Amo queste parole astratte o forse non proprio astratte. Le uso, a volte. Qui
fa fede il contesto. Meglio di tutto sarebbe, certo, evocarle all'interno di un
testo poetico senza davvero "pronunciarle". Ma dato il fatto che un
poeta non può creare pura evocazione, non vi è nulla di fondamentalmente
errato in queste parole tra gli elementi contestuali più specifici di un
testo. Non mi piacciono le regole nella poesia. Nessun tipo di regole. E dacchè
la democraticità del fare poetico non esclude niente, non è questione
di classe. La lingua non appartiene a una classe in particolare. Appartiene a
ogni classe. E così è con le singole parole specifiche. Sta tutto
in ciò che il singolo poeta fa con le parole. D. La poesia ha
la capacità alchemica di dare corpo all'incanto e all'utopia di generare
amore e energia vitale anche dal mucchio di orrori apocalittici in cui siamo immersi.
È questo il valore umano e sociale, oggi in particolare, della poesia:
ricostruire vita anche dove tutto tende a essere sempre più distrutto? R.

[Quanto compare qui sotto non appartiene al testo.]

## Restructure Fisher tail summation with strength-reduced offsets and last-lane termination

Rewrites the Fisher exact test tail loop to precompute per-lane byte offsets into the log-factorial table and step them with a wave-uniform stride, replacing per-iteration index arithmetic and bounds checks with precomputed iteration limits. Early termination now looks only at the outermost term of each sub-wave (the last lane's second sample) through a ballot/inverse-ballot broadcast, instead of checking every lane's terms. The underflow clamp in the exp helper is removed to shorten the inner path. The main risk is out-of-range lanes: they now load table entries and rely on limit checks, and very negative exponents now depend on ldexp underflow behaviour.

```diff
diff --git a/hpg-variant_amd/csrc/hpgv_kernels.h b/hpg-variant_amd/csrc/hpgv_kernels.h
--- a/hpg-variant_amd/csrc/hpgv_kernels.h
+++ b/hpg-variant_amd/csrc/hpgv_kernels.h
@@ -275,7 +275,7 @@
     q = __builtin_fma(r, q, 0.5);
     q = __builtin_fma(r * r, q, r);
     const double y = __builtin_fma(tj, q, tj);
-    return e < -1100.0 ? 0.0 : __builtin_ldexp(y, ki >> 6);
+    return __builtin_ldexp(y, ki >> 6);
 }
 
 struct FisherTab {
@@ -286,6 +286,12 @@
         return konst - at(x8) - at(((uint32_t)r1 << 3) - x8) - at(((uint32_t)c1 << 3) - x8) - at(((uint32_t)d0 << 3) + x8);
     }
     __device__ __forceinline__ double p(int x) const { return fisher_exp(e(x), xt); }
+    static __device__ __forceinline__ double2 at2(const char *base, uint32_t &byte_off) {
+        asm volatile("" : "+v"(byte_off));
+        double2 q;
+        __builtin_memcpy(&q, base + byte_off, 16);
+        return q;
+    }
     __device__ __forceinline__ void e2(int x, double *e0, double *e1) const {
         const char *b = reinterpret_cast<const char *>(lf) - 16;
         double2 q0, q1, q2, q3;
@@ -310,6 +316,13 @@
     return v;
 }
 template <int W> __device__ __forceinline__ double sub_first_f64(double v, int lane) { return __shfl(v, lane & ~(W - 1)); }
+template <int W> __device__ __forceinline__ bool sub_last_pred(bool pred) {
+    constexpr uint64_t LAST = (W == 64 ? 1ull : W == 32 ? 0x0000000100000001ull : W == 16 ? 0x0001000100010001ull : 0x0101010101010101ull) << (W - 1);
+    uint64_t m = __builtin_amdgcn_ballot_w64(pred) & LAST;
+#pragma unroll
+    for (int s = 1; s < W; s <<= 1) m |= m >> s;
+    return __builtin_amdgcn_inverse_ballot_w64(m);
+}
 
 template <int W>
 __device__ __forceinline__ void fisher_boundaries(const FisherTab &T, double thr , int L1, int R1, int L2, int R2, int lane,
@@ -342,22 +355,42 @@
 
 template <int W>
 __device__ __forceinline__ double fisher_tails(const FisherTab &T, int xL, int xR, int lo, int hi, int lane, double rel_cut) {
+    constexpr int SH = W == 64 ? 7 : (W == 32 ? 6 : (W == 16 ? 5 : 4));
+    static_assert((1 << SH) == 2 * W, "sub-wave widths: 8, 16, 32, 64");
+    constexpr long STEP = 2L * W * 8;
     const int sl = sub_lane<W>(lane);
+    const int a0 = xL - 1 - 2 * sl, b0 = xR + 2 * sl;
+    const int limL0 = (a0 - lo) >> SH, limL1 = (a0 - 1 - lo) >> SH, limR0 = (hi - b0) >> SH, limR1 = (hi - b0 - 1) >> SH;
+    uint32_t oL0 = (uint32_t)(a0 + 1) << 3, oL1 = (uint32_t)(T.r1 - a0 + 2) << 3, oL2 = (uint32_t)(T.c1 - a0 + 2) << 3, oL3 = (uint32_t)(T.d0 + a0 + 1) << 3;
+    uint32_t oR0 = (uint32_t)(b0 + 2) << 3, oR1 = (uint32_t)(T.r1 - b0 + 1) << 3, oR2 = (uint32_t)(T.c1 - b0 + 1) << 3, oR3 = (uint32_t)(T.d0 + b0 + 2) << 3;
+    const char *base = reinterpret_cast<const char *>(T.lf) - 16;
     double partL = 0.0, partR = 0.0, cutL = 0.0, cutR = 0.0;
     bool onL = true, onR = true;
-    for (int k = 0; onL || onR; ++k) {
-        const int firstL = xL - 1 - 2 * W * k, firstR = xR + 2 * W * k;
-        if (firstL < lo) onL = false;
-        if (firstR > hi) onR = false;
-        const int a = firstL - 2 * sl, b = firstR + 2 * sl;
-        double eL0 = -2000.0, eL1 = -2000.0, eR0 = -2000.0, eR1 = -2000.0;
-        if (onL && a >= lo) { double lo_e, hi_e; T.e2(a - 1, &lo_e, &hi_e); eL0 = hi_e; if (a - 1 >= lo) eL1 = lo_e; }
-        if (onR && b <= hi) { double lo_e, hi_e; T.e2(b, &lo_e, &hi_e); eR0 = lo_e; if (b + 1 <= hi) eR1 = hi_e; }
-        const double sL0 = fisher_exp(eL0, T.xt), sL1 = fisher_exp(eL1, T.xt), sR0 = fisher_exp(eR0, T.xt), sR1 = fisher_exp(eR1, T.xt);
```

Questi sono certamente i valori particolari della poesia odierna. Quale arte dell'Inizio,
la poesia prende su di sé la memoria ma si situa al centro del caos distruttivo
ed essendo il suo battito quello del cuore, ed essendo che le parole sgorgano
dalle viscere e tra i più sofferenti ed offesi della società, dalle
loro lacrime e dai loro sogni di felicità, la poesia, dici tu giustamente,
è uno strumento grandioso della ricostruzione dell'essere umano nel momento
contemporaneo di negazione e di isolamento e di disincanto.

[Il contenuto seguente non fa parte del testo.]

# yukara-ikemiya/friendly-stable-audio-tools

Hardware: AMD Instinct MI355X
Metric: audio-seconds/sec @44.1kHz stereo, 100-step DPM++, SA-Open-1.0 shape (higher is better)
Workload: dtype fp16; 1 GPU; Stable-Audio-Open-1.0 DiT shape (24 layers, D=1536, S=1025, CFG 7 -> 2 sequences/prompt) + Oobleck decode, 1 prompt(s)/GPU x 47.55 s, 100 DPM-Solver++(3M) SDE steps; prompts_per_gpu=1, codec_dtype=fp16, sampler_steps=100, layernorm=fused, cross_attention=fused, sample_size=2097152, parallelism=dp1 (rank-strided prompts, one all-gather)

## Files before the change

### friendly-stable-audio-tools_amd/csrc/gemm_bf16.hip

```cpp
#include <stdlib.h>

#include <type_traits>

#include "attn_core.h"
#include <algorithm>

#include "sat_common.h"

namespace {

template <int EPI, int MI, int NI, bool LNC = false, bool QKN = false>
__device__ __forceinline__ void gemm_epilogue(const GemmArgs& g, f32x16 (&acc)[MI][NI], const int mw, const int nw, const int half,
                                              const int l31, const float2* ln = nullptr, const float* lc1 = nullptr,
                                              const float* lc2 = nullptr) {
    const int M = g.M, N = g.N;
    (void)N;

    if constexpr (EPI == EPI_F32) {
        float* __restrict__ C = g.C;
        const int ldc = g.ldc;
        float bia[NI];
#pragma unroll
        for (int j = 0; j < NI; ++j) bia[j] = g.bias ? g.bias[nw + j * 32 + l31] : 0.f;
        const bool accum = g.accumulate != 0;
// ... 344 lines not shown
            const int m = mw + i * 32 + l31;
            const int mc = m < M ? m : M - 1;
            const int b = mc / S;
            const int s = mc - b * S;
            const int ob = (kind & 4) ? ((b * S) & 3) : 0;
            if constexpr (LNC) {
                const float2 st = ln[i * 32 + l31];
#pragma unroll
                for (int j = 0; j < 2; ++j)
#pragma unroll
                    for (int q = 0; q < 4; ++q) {
                        const f32x4 c1 = *reinterpret_cast<const f32x4*>(lc1 + j * 32 + q * 8 + 4 * half);
                        const f32x4 c2 = *reinterpret_cast<const f32x4*>(lc2 + j * 32 + q * 8 + 4 * half);
#pragma unroll
                        for (int e = 0; e < 4; ++e) acc[i][j][4 * q + e] = st.y * (acc[i][j][4 * q + e] - st.x * c1[e]) + c2[e];
                    }
            }
            if constexpr (QKN) {
                if (kind & 16) {
                    float ss = 0.f;
#pragma unroll
                    for (int j = 0; j < 2; ++j)
#pragma unroll
                        for (int r = 0; r < 16; ++r) ss += acc[i][j][r] * acc[i][j][r];
                    unsigned a = __float_as_uint(ss), b = a;
                    half_swap(a, b);
                    const float inv = rsqrtf(fmaxf(__uint_as_float(a) + __uint_as_float(b), 1e-24f));
#pragma unroll
                    for (int j = 0; j < 2; ++j)
#pragma unroll
                        for (int r = 0; r < 16; ++r) acc[i][j][r] *= inv;
                }
            }
            if (kind & 2) {
                if constexpr (!ROPE_PRE) {
                    rcs[i][0] = *reinterpret_cast<const f32x4*>(he.rope_cos + (size_t)s * 16 + 4 * half);
                    rcs[i][1] = *reinterpret_cast<const f32x4*>(he.rope_cos + (size_t)s * 16 + 8 + 4 * half);
                    rsn[i][0] = *reinterpret_cast<const f32x4*>(he.rope_sin + (size_t)s * 16 + 4 * half);
                    rsn[i][1] = *reinterpret_cast<const f32x4*>(he.rope_sin + (size_t)s * 16 + 8 + 4 * half);
                }
                const f32x4 cs0 = rcs[i][0], cs1 = rcs[i][1], sn0 = rsn[i][0], sn1 = rsn[i][1];
#pragma unroll
                for (int r = 0; r < 8; ++r) {
                    const float cs = (r < 4) ? cs0[r & 3] : cs1[r & 3];
                    const float sn = (r < 4) ? sn0[r & 3] : sn1[r & 3];
                    const float x1 = acc[i][0][r], x2 = acc[i][0][r + 8];
                    acc[i][0][r] = x1 * cs - x2 * sn;
                    acc[i][0][r + 8] = x2 * cs + x1 * sn;
                }
            }
            if (kind & 8) {
#pragma unroll
                for (int j = 0; j < 2; ++j)
#pragma unroll
                    for (int r = 0; r < 16; ++r) acc[i][j][r] *= he.qscale;
            }
            op_t* row = dst + ((size_t)(b * he.heads + head) * Spad + s + ob) * 64 + 8 * half;
#pragma unroll
            for (int j = 0; j < 2; ++j) {
                unsigned pk[8];
#pragma unroll
                for (int q = 0; q < 4; ++q) {
                    pk[2 * q] = pack_op2(acc[i][j][4 * q], acc[i][j][4 * q + 1]);
                    pk[2 * q + 1] = pack_op2(acc[i][j][4 * q + 2], acc[i][j][4 * q + 3]);
                }
                half_swap(pk[0], pk[2]);
                half_swap(pk[1], pk[3]);
                half_swap(pk[4], pk[6]);
                half_swap(pk[5], pk[7]);
                if (qfrag) {
#pragma unroll
                    for (int e = 0; e < 8; ++e) qfrag[j][e] = pk[e];
                    continue;
                }
                if (m < M) {
                    *reinterpret_cast<u32x4*>(row + j * 32) = u32x4{pk[0], pk[1], pk[2], pk[3]};
                    *reinterpret_cast<u32x4*>(row + j * 32 + 16) = u32x4{pk[4], pk[5], pk[6], pk[7]};
                }
            }
        }
    }
}
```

Adam Vaccaro, poeta e critico nato in Molise nel 1940, vive a Milano. Ha pubblicato:
La vita nonostante, Studio d'Autore, Milano 1978; Strappi e frazioni,
Libroitaliano, Ragusa 1997; La casa sospesa, Novi Ligure 2003; e la raccolta
antologica La piuma e l'artiglio, Editoria&spettacolo, Roma 2006. Tra le
pubblicazioni d'arte: Spazi e tempi del fare, con acrilici di Romolo Calciati
e prefazioni di Eleonora Fiorani e Gio Ferri, Studio Karon, Novara 2002; Sontuosi
accessi - superbo sole, con disegni di Ibrahim Kodra, Signum edizioni d'arte,
Milano 2003; Labirinti e capricci della passione, con acrilici e tecniche
miste di Romolo Calciati e prefazione di Mario Lunetta, Milanocosa, Milano 2005.

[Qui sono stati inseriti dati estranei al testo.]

size_t trtx_rpn_decode_workspace(int batch, int num_anchors, int height, int width);
int32_t trtx_rpn_decode(int batch, const float* scores, const float* deltas, int height, int width, int image_height,
                        int image_width, float stride, const float* anchors_host, int num_anchors, int top_n,
                        float* out_scores, float* out_boxes, void* workspace, size_t workspace_bytes,
                        trtx_stream_t stream);
size_t trtx_sorted_nms_workspace(int batch, int n);
int32_t trtx_rpn_nms(int batch, const float* scores, const float* boxes, int pre_nms_topk, int post_nms_topk,
                     float nms_thresh, float* out_boxes, void* workspace, size_t workspace_bytes,
                     trtx_stream_t stream);
int32_t trtx_roi_align(int batch, const float* boxes, const float* features, int pooler_resolution, float spatial_scale,
                       int sampling_ratio, int num_proposals, int channels, int feature_h, int feature_w, float* out,
                       trtx_stream_t stream);
int32_t trtx_roi_align_nhwc_f16(int batch, const float* boxes, const void* features, int ld_in, int pooler_resolution,
                                float spatial_scale, int sampling_ratio, int num_proposals, int channels, int feature_h,
                                int feature_w, void* out, int ld_out, trtx_stream_t stream);
int32_t trtx_roi_align_nhwc_f16_strided(int batch, const float* boxes, const void* features, int ld_in, int pooler_resolution,
                                        float spatial_scale, int sampling_ratio, int num_proposals, int channels, int feature_h,
                                        int feature_w, void* out, int ld_out, int bin_step, trtx_stream_t stream);
size_t trtx_predictor_decode_workspace(int batch, int num_boxes, int num_classes);
int32_t trtx_predictor_decode(int batch, const float* scores, const float* deltas, const float* proposals, int num_boxes,
                              int num_classes, int image_height, int image_width, const float* bbox_reg_weights_host,
                              float* out_scores, float* out_boxes, float* out_classes, void* workspace,
                              size_t workspace_bytes, trtx_stream_t stream);
int32_t trtx_batched_nms(int nms_method, int batch, const float* scores, const float* boxes, const float* classes,
                         int count, int detections_per_im, float nms_thresh, float* out_scores, float* out_boxes,
                         float* out_classes, void* workspace, size_t workspace_bytes, trtx_stream_t stream);

int32_t trtx_mask_rcnn_inference(int batch, const float* labels, const float* masks, int detections_per_im, int output_size,
                                 int num_classes, float* out_masks, trtx_stream_t stream);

Con Giuliano Zosi e altri musicisti, che hanno scritto brani ispirati da sue poesie,
ha realizzato concerti di musica e poesia. È presente in molti Siti on-line e
raccolte antologiche e collabora a riviste e giornali con testi poetici e saggi
critici. Per quest'ultimo versante, ha pubblicato Ricerche e forme di Adiacenza,
Asefi Terziaria, Milano 2001, Premio nel 2001 del Laboratorio delle Arti di Milano,
sez. saggistica. È tra i saggisti del Gruppo redazionale che ha curato, insieme
a Gabriela Fantato, Sotto la superficie - quaderno di approfondimento sulla
poesia contemporanea de "La Mosca di Milano", Bocca Editori, Milano 2004. Ha fondato
e presiede Milanocosa (www.milanocosa.it,), Associazione Culturale con cui ha
realizzato numerose iniziative. Tra queste: "Scritture/Realtà - Linguaggi e discipline
a confronto", di cui ha curato con Rosemary L. Porta gli Atti, Milanocosa
2003; "Bunker Poetico" in collaborazione con M. N. Rotelli alla 49a Biennale d'Arte
di Venezia, giugno 2001, di cui ha curato con G. Guidetti la raccolta Poesia
in azione, Milanocosa, Milano 2002; la 1^ Carovana Nazionale di Poesia e Musica
(21-31 marzo 2003), promossa e coordinata con Anna Santoro e Maria Jatosti; evento
col patrocinio del presidente della Repubblica e dell'UNESCO in corrispondenza
della Giornata Mondiale della Poesia del 2003. Ha curato con F. Squatriti 7
parole del mondo contemporaneo, libro di Poesia, Arti visive, Musica e altre
discipline, Milanocosa ed ExCogita, Milano 2005.